In the last 3-5 years a large proportion of Bellingen Shire has been infested with a highly invasive emerging weed, known as Colombian Waxweed (Cuphea carthagenensis). This small woody shrub no more than 50cm high has been dubbed by some as ‘fireweed’s evil cousin’ radically invading productive pastures, and rapidly producing thousands of viable seeds profoundly altering the integrity of the area it invades, resulting in limiting stocking rates and out competing desirable species.

Mayor Dominic King says “Our productive lands are extremely desirable and the envy of many in the state.  Under the Biosecurity Act 2015 all landholders have a General Biosecurity Duty (GBD) to prevent, eliminate or minimise the biosecurity risk, this goes for all weed species”.

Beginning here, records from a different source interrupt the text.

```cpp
#ifndef DMX_NBX
#define DMX_NBX 4
#endif
__device__ __forceinline__ uint4 stage16(const uint8_t* __restrict__ d, uint32_t p, uint32_t bn, bool aligned16) {
    if (aligned16 && p + 16 <= bn) return *reinterpret_cast<const uint4*>(d + p);
    uint32_t w[4] = {0, 0, 0, 0};
    for (uint32_t j = 0; j < 16; j++)
        if (p + j < bn) w[j >> 2] |= (uint32_t)d[p + j] << (8 * (j & 3));
    return make_uint4(w[0], w[1], w[2], w[3]);
}
template <bool DICT, int NBX, bool LOOP = false>
__device__ __forceinline__ void match_block(const uint32_t b, const uint8_t* __restrict__ in, uint64_t n, uint32_t sw,
                                            int32_t max_chain, uint32_t mflags, uint16_t* __restrict__ dist_g,
                                            const uint16_t* __restrict__ chs, uint32_t* __restrict__ tok_g,
                                            uint32_t* __restrict__ hist_g,
                                            dmx_blkinfo* __restrict__ info, uint64_t* __restrict__ dbg,
                                            uint32_t* __restrict__ nfallback) {
    __shared__ MatchLDS L;
    __shared__ uint64_t st_search, st_iters, st_w1, st_w23, st_def, tp0[3], st_rounds, st_p3a, st_h4[3], st_lz, st_w1w;
    uint32_t tid = threadIdx.x;
    if (LOOP) asm volatile("" : "+v"(tid));
    const uint32_t lane = tid & 63, wave = wave_of(tid);
    const uint64_t off = (uint64_t)b * sw;
    const uint32_t bn = (uint32_t)((n - off) < sw ? (n - off) : sw);
    const uint8_t* d = in + off;
    const bool aligned16 = ((reinterpret_cast<uintptr_t>(d) & 15) == 0);
    const uint32_t pst = info[b].prestored;
    constexpr bool early = !LOOP;
    uint4 v0 = make_uint4(0, 0, 0, 0), v1 = v0;
    if (early) {
        v0 = stage16(d, tid << 4, bn, aligned16);
        v1 = stage16(d, (tid + MT) << 4, bn, aligned16);
    }
    if ((mflags & 4u) && pst) return;
    uint16_t* pg = dist_g + (uint64_t)b * DMX_BLK;
    uint8_t* D8 = reinterpret_cast<uint8_t*>(L.data);

    const uint64_t tbeg = dbg ? __builtin_amdgcn_s_memtime() : 0;
    if (tid == 0) { L.adl_s = 0; L.adl_t = 0; L.sortbad = (mflags & 2u) ? 1u : 0u; L.ntok = 0; }
    if (dbg && tid == 0) { st_search = 0; st_iters = 0; st_def = 0; st_p3a = 0; }
    for (uint32_t k = tid; k < DMX_HIST; k += MT) L.hist[k] = 0;
    for (uint32_t k = tid; k < DMX_BLK / 32; k += MT) L.lit[k] = 0;
    uint32_t runny = 0;
    bool uni = true;
    uint32_t cb = 0x100u;
    for (uint32_t k = tid; k < DATA_WORDS / 4; k += MT) {
        const uint32_t p = k << 4;
        uint4 v;
        if (early && k < 2 * MT) v = k < MT ? v0 : v1;
        else v = stage16(d, p, bn, aligned16);
        *reinterpret_cast<uint4*>(&L.data[k << 2]) = v;
        const bool rep = v.x == v.y && v.y == v.z && v.z == v.w && v.x == (v.x & 0xFFu) * 0x01010101u;
        runny += (p < bn && rep) ? 1u : 0u;
        if (p + 16 <= bn) {
            uni = uni && rep && (cb == 0x100u || cb == (v.x & 0xFFu));
            cb = v.x & 0xFFu;
        } else if (p < bn) {
            const uint32_t w4[4] = {v.x, v.y, v.z, v.w};
            const uint32_t c0 = cb == 0x100u ? (v.x & 0xFFu) : cb;
            for (uint32_t j = 0; j < bn - p; j++) uni = uni && ((w4[j >> 2] >> (8 * (j & 3))) & 0xFFu) == c0;
            cb = c0;
        }
    }
    runny = wave_sum_u32(runny);
    if (lane == 0) L.wexit[wave] = runny;
    const uint32_t* hbk = DICT ? tok_g + (uint64_t)b * DMX_BLK : nullptr;
    int32_t kb = max_chain;
    if (DICT) {
        const uint32_t nv = bn > 2 ? bn - 2 : 0;
        const uint16_t* Sg = chs + (uint64_t)(b + 1) * DMX_BLK;
        for (uint32_t k = tid; k < (nv + 7) / 8; k += MT)
            reinterpret_cast<uint4*>(L.sorted)[k] = reinterpret_cast<const uint4*>(Sg)[k];
        for (uint32_t k = tid; k < DMX_BLK / 32; k += MT) L.lit[k] = 0;
        __syncthreads();
        kb = block_chain(L, bn, max_chain, mflags, tid);
        if (kb <= 0 || kb > KD) {
            for (uint32_t k = tid; k < nv; k += MT) {
                const uint32_t h = dmx_hash(ld4(L.data, L.sorted[k]) & 0xFFFFFFu);
                const uint32_t hp = k ? dmx_hash(ld4(L.data, L.sorted[k - 1]) & 0xFFFFFFu) : 0xFFFFFFFFu;
                if (h != hp) L.bstart[h] = (uint16_t)k;
            }
        }
        __syncthreads();
    } else {
        if (__syncthreads_and(uni) && __syncthreads_and(cb == 0x100u || cb == (uint32_t)D8[0])) {
            const uint32_t c = D8[0];
            const uint32_t nt = uniform_parse(bn, c, tok_g + (uint64_t)b * DMX_BLK, L.hist, tid, MT);
            if (tid == 0) {
                const uint64_t S = (uint64_t)c * bn, T = (uint64_t)c * ((uint64_t)bn * (bn - 1) / 2);
                info[b].ntok = nt;
                info[b].n = bn;
                info[b].adl_s = S;
                info[b].adl_w = (uint64_t)bn * S - T;
                info[b].prestored = 0;
            }
            __syncthreads();
            for (uint32_t k = tid; k < DMX_HIST; k += MT) hist_g[(uint64_t)b * DMX_HIST + k] = L.hist[k];
            return;
        }
        uint32_t nrun0 = 0;
#pragma unroll
        for (int w = 0; w < MW; w++) nrun0 += L.wexit[w];
        kb = block_chain(L, bn, max_chain, mflags, tid);
        const int32_t mc0 = (NBX > 3 && !DICT) ? 1 : kb;
        if (nrun0 * 4 >= ((bn + 15) >> 4)) sort_positions<false, true>(L, bn, mc0, tid, dbg != nullptr, tp0);
        else sort_positions<false, false>(L, bn, mc0, tid, dbg != nullptr, tp0);
    }

    if (dbg_stop(mflags, 1, info, hist_g, b, bn, tid)) return;
    {
        uint64_t s = 0, t = 0;
        const uint32_t lo = tid << 5;
        const uint4 v0 = *reinterpret_cast<const uint4*>(&L.data[lo >> 2]);
        const uint4 v1 = *reinterpret_cast<const uint4*>(&L.data[(lo >> 2) + 4]);
        const uint32_t w[8] = {v0.x, v0.y, v0.z, v0.w, v1.x, v1.y, v1.z, v1.w};
#pragma unroll
        for (uint32_t j = 0; j < 32; j++) {
            const uint32_t c = (w[j >> 2] >> (8 * (j & 3))) & 0xFFu;
            s += c;
            t += (uint64_t)(lo + j) * c;
        }
        s = wave_sum_u64(s);
        t = wave_sum_u64(t);
        if (lane == 0) { atomicAdd(&L.adl_s, (unsigned long long)s); atomicAdd(&L.adl_t, (unsigned long long)t); }
    }

    constexpr bool h4 = NBX > 3 && !DICT;
    uint16_t* seeds = reinterpret_cast<uint16_t*>(tok_g + (uint64_t)b * DMX_BLK);
    if constexpr (h4) {
        const uint32_t nv = bn > 2 ? bn - 2 : 0;
        const uint32_t hook = L.sortbad;
        uint32_t npass = 0, ndefer = 0;
        uint64_t tsw = 0;
        for (uint32_t pass = 0;; pass++) {
            npass++;
            if (!__syncthreads_or(gram_pass<3>(L, nv, tid, seeds, ndefer, tsw)) || pass) break;
            if (tid == 0) atomicAdd(nfallback, 1u);
            sort_positions<true>(L, bn, 1, tid, false, tp0);
        }
        if constexpr (NBX > 4) {
            for (uint32_t pass = 0;; pass++) {
                npass++;
                if (hook || pass) sort_positions<true, true, 4>(L, bn, max_chain, tid, false, tp0);
                else sort_positions<false, true, 4>(L, bn, max_chain, tid, false, tp0);
                if (!__syncthreads_or(gram_pass<4>(L, nv, tid, seeds, ndefer, tsw)) || pass || hook) break;
                if (tid == 0) atomicAdd(nfallback, 1u);
            }
        }
        if (dbg && tid == 0) st_h4[0] = (__builtin_amdgcn_s_memtime() - tbeg) | ((uint64_t)npass << 48);
        if (dbg && tid == 0) st_h4[2] = tsw - tbeg;
        uint32_t nr4 = 0;
#pragma unroll
        for (int w = 0; w < MW; w++) nr4 += L.wexit[w];
        if (hook) sort_positions<true, true, NBX>(L, bn, max_chain, tid, false, tp0);
        else if (nr4 * 4 >= ((bn + 15) >> 4)) sort_positions<false, true, NBX>(L, bn, max_chain, tid, false, tp0);
        else sort_positions<false, false, NBX>(L, bn, max_chain, tid, false, tp0);
        if (dbg && tid == 0) st_h4[1] = (__builtin_amdgcn_s_memtime() - tbeg) | ((uint64_t)min(ndefer, 65535u) << 48);
    }

    const uint64_t t0 = dbg ? __builtin_amdgcn_s_memtime() : 0;
    uint64_t tdef = 0;
    for (uint32_t attempt = 0;; attempt++) {
        uint32_t nrun = 0;
#pragma unroll
        for (int w = 0; w < MW; w++) nrun += L.wexit[w];
        const bool runs = kb > 0 && kb <= KE && nrun * 4 >= ((bn + 15) >> 4);
        if (kb > 0 && kb <= KE) {
            uint32_t z = 0;
            asm volatile("" : "+v"(z));
            reinterpret_cast<uint4*>(nib_words(L))[tid] = make_uint4(z, z, z, z);
        }
        if (tid == 0) L.ntok = 0;
        __syncthreads();
        const uint32_t its = runs ? search_positions<DICT, true>(L, bn, kb, pg, tid, dbg != nullptr, tdef, hbk)
                             : h4 ? search_positions<DICT, false, (h4 ? NBX : 3)>(L, bn, kb, pg, tid, dbg != nullptr, tdef, hbk, seeds)
                                  : search_positions<DICT, false>(L, bn, kb, pg, tid, dbg != nullptr, tdef, hbk);
        if (dbg && lane == 0 && attempt == 0) {
            atomicAdd((unsigned long long*)&st_iters, (unsigned long long)its);
// ... 8 lines not shown
    }
    const uint64_t t1 = dbg ? __builtin_amdgcn_s_memtime() : 0;
    if (dbg_stop(mflags, 2, info, hist_g, b, bn, tid)) return;

    if (mflags & 1u) {
        const uint32_t lw = L.lit[tid];
        const uint32_t nb0 = (tid + 1 < DMX_BLK / 32) ? (L.lit[tid + 1] & 1u) : 1u;
        const uint32_t* l32 = reinterpret_cast<const uint32_t*>(L.len8);
        uint32_t lv[9];
#pragma unroll
        for (int j = 0; j < 8; j++) lv[j] = l32[tid * 8 + j];
        lv[8] = (tid + 1 < DMX_BLK / 32) ? l32[tid * 8 + 8] : 0u;
        const uint32_t litn = (lw >> 1) | (nb0 << 31);
        uint32_t longer = 0;
#pragma unroll
        for (int bb = 0; bb < 32; bb++) {
            const uint32_t cur = (lv[bb >> 2] >> (8 * (bb & 3))) & 0xFFu;
            const uint32_t nxt = (lv[(bb + 1) >> 2] >> (8 * ((bb + 1) & 3))) & 0xFFu;
            longer |= (nxt > cur ? 1u : 0u) << bb;
        }
        __syncthreads();
        L.lit[tid] = lw | (~lw & ~litn & longer);
        __syncthreads();
    }
    if (dbg && tid == 0) st_lz = __builtin_amdgcn_s_memtime() - t1;

    {
        const uint32_t lo = tid << 5, lw = L.lit[tid];
        uint32_t m = 0, p = lo;
        while (p < lo + 32 && p < bn) {
            const uint32_t sh = p - lo;
            const uint32_t run = min(ffbl_hw(~(lw >> sh)), min(lo + 32u, bn) - p);
            if (run) {
                m |= (run >= 32u ? ~0u : ((1u << run) - 1u)) << sh;
                p += run;
                continue;
            }
            m |= 1u << sh;
            p += (uint32_t)L.len8[p] + 3u;
        }
        L.tsm[tid] = m;
        L.exitp[tid] = p;
    }
    {
        __syncthreads();
        if (dbg && tid == 0) st_w1w = __builtin_amdgcn_s_memtime() - t1;
        const uint32_t nvalid = bn > 2 ? bn - 2 : 0;
        uint4 dv[4], pv[4];
        if (kb > 0 && kb <= KE) {
            const uint32_t* NW = nib_words(L);
#pragma unroll
            for (int j = 0; j < 4; j++) {
                const uint32_t c = tid + (uint32_t)j * MT;
                const bool in = c * 8 < nvalid;
                pv[j] = in ? reinterpret_cast<const uint4*>(L.sorted)[c] : make_uint4(0, 0, 0, 0);
                const uint32_t nw = in ? NW[c] : 0u;
                const uint32_t pw[4] = {pv[j].x, pv[j].y, pv[j].z, pv[j].w};
                uint32_t dw[4] = {0, 0, 0, 0};
#pragma unroll
                for (int e = 0; e < 8; e++) {
                    const uint32_t jj = (nw >> (4 * e)) & 15u, kk = c * 8 + (uint32_t)e;
                    uint32_t dist = 0;
                    if (jj == NIB_HIST) dist = DICT ? (hbk[kk] & 0xFFFFu) : 0u;
                    else if (jj) dist = ((pw[e >> 1] >> (16 * (e & 1))) & 0xFFFFu) - (uint32_t)L.sorted[kk - jj];
                    dw[e >> 1] |= dist << (16 * (e & 1));
                }
                dv[j] = make_uint4(dw[0], dw[1], dw[2], dw[3]);
            }
        } else {
#pragma unroll
            for (int j = 0; j < 4; j++) {
                const uint32_t c = tid + (uint32_t)j * MT;
                const bool in = c * 8 < nvalid;
                dv[j] = in ? reinterpret_cast<const uint4*>(pg)[c] : make_uint4(0, 0, 0, 0);
                pv[j] = in ? reinterpret_cast<const uint4*>(L.sorted)[c] : make_uint4(0, 0, 0, 0);
            }
        }
        __syncthreads();
#pragma unroll
        for (int j = 0; j < 4; j++) {
            const uint32_t dw[4] = {dv[j].x, dv[j].y, dv[j].z, dv[j].w}, pw[4] = {pv[j].x, pv[j].y, pv[j].z, pv[j].w};
#pragma unroll
            for (int e = 0; e < 8; e++) {
                const uint32_t kk = (tid + (uint32_t)j * MT) * 8 + (uint32_t)e;
                const uint32_t d16 = (dw[e >> 1] >> (16 * (e & 1))) & 0xFFFFu;
                if (kk < nvalid && d16 != 0) L.sorted[(pw[e >> 1] >> (16 * (e & 1))) & 0xFFFFu] = (uint16_t)d16;
            }
        }
    }
    if (dbg && tid == 0) st_w1 = __builtin_amdgcn_s_memtime() - t1;
    bool conv = false, serial = false;
    if (tid == 0) L.ntok = 0;
    {
        uint32_t entry = tid << 5;
        uint32_t r = 0;
        for (; r < JR; r++) {
            if (r == 3) {
                const uint32_t pc = wave_sum_u32((uint32_t)__popc(L.tsm[tid]));
                if (lane == 0) atomicAdd(&L.ntok, pc);
                __syncthreads();
                if (L.ntok <= WALK_SERIAL) { serial = true; break; }
            }
            const uint32_t e = tid == 0 ? 0u : L.exitp[tid - 1];
            __syncthreads();
            const bool ch = (tid << 5) < bn && e != entry;
            if (ch) {
                uint32_t nm;
                bool mg;
                const uint32_t x = resolve_word(L, tid << 5, e, bn, L.tsm[tid], L.lit[tid], L.exitp[tid], nm, mg);
                L.tsm[tid] = nm;
                L.exitp[tid] = x;
                entry = e;
            }
            if (!__syncthreads_or(ch)) { conv = true; break; }
        }
        if (dbg && tid == 0) st_rounds = r;
    }
    if (serial) {
        {
            conv = true;
            L.tsm[tid] = 0;
            __syncthreads();
            if (tid == 0) {
                uint32_t p = 0, wi = 0, cw = 0;
                while (p < bn) {
                    if ((p >> 5) != wi) { L.tsm[wi] = cw; cw = 0; wi = p >> 5; }
                    cw |= 1u << (p & 31);
                    p += adv_of(L, p);
                }
                L.tsm[wi] = cw;
            }
            __syncthreads();
        }
    }
    if (!conv) {
        {
            uint32_t myw = L.tsm[tid];
            const uint32_t myx = L.exitp[tid], myl = L.lit[tid];
            uint32_t e = wave << 11;
// ... 2208 lines not shown
```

Right now Columbian Waxweed is in full flower showing small purple-pink star shaped flowers. After having a favourable summer it is just about due to produce many hard small black seeds that will be spread by floods, machinery, ducks and at this time most importantly by bailing infested paddocks and moving the weed further around, the latter believed to be a major cause of the weeds spread.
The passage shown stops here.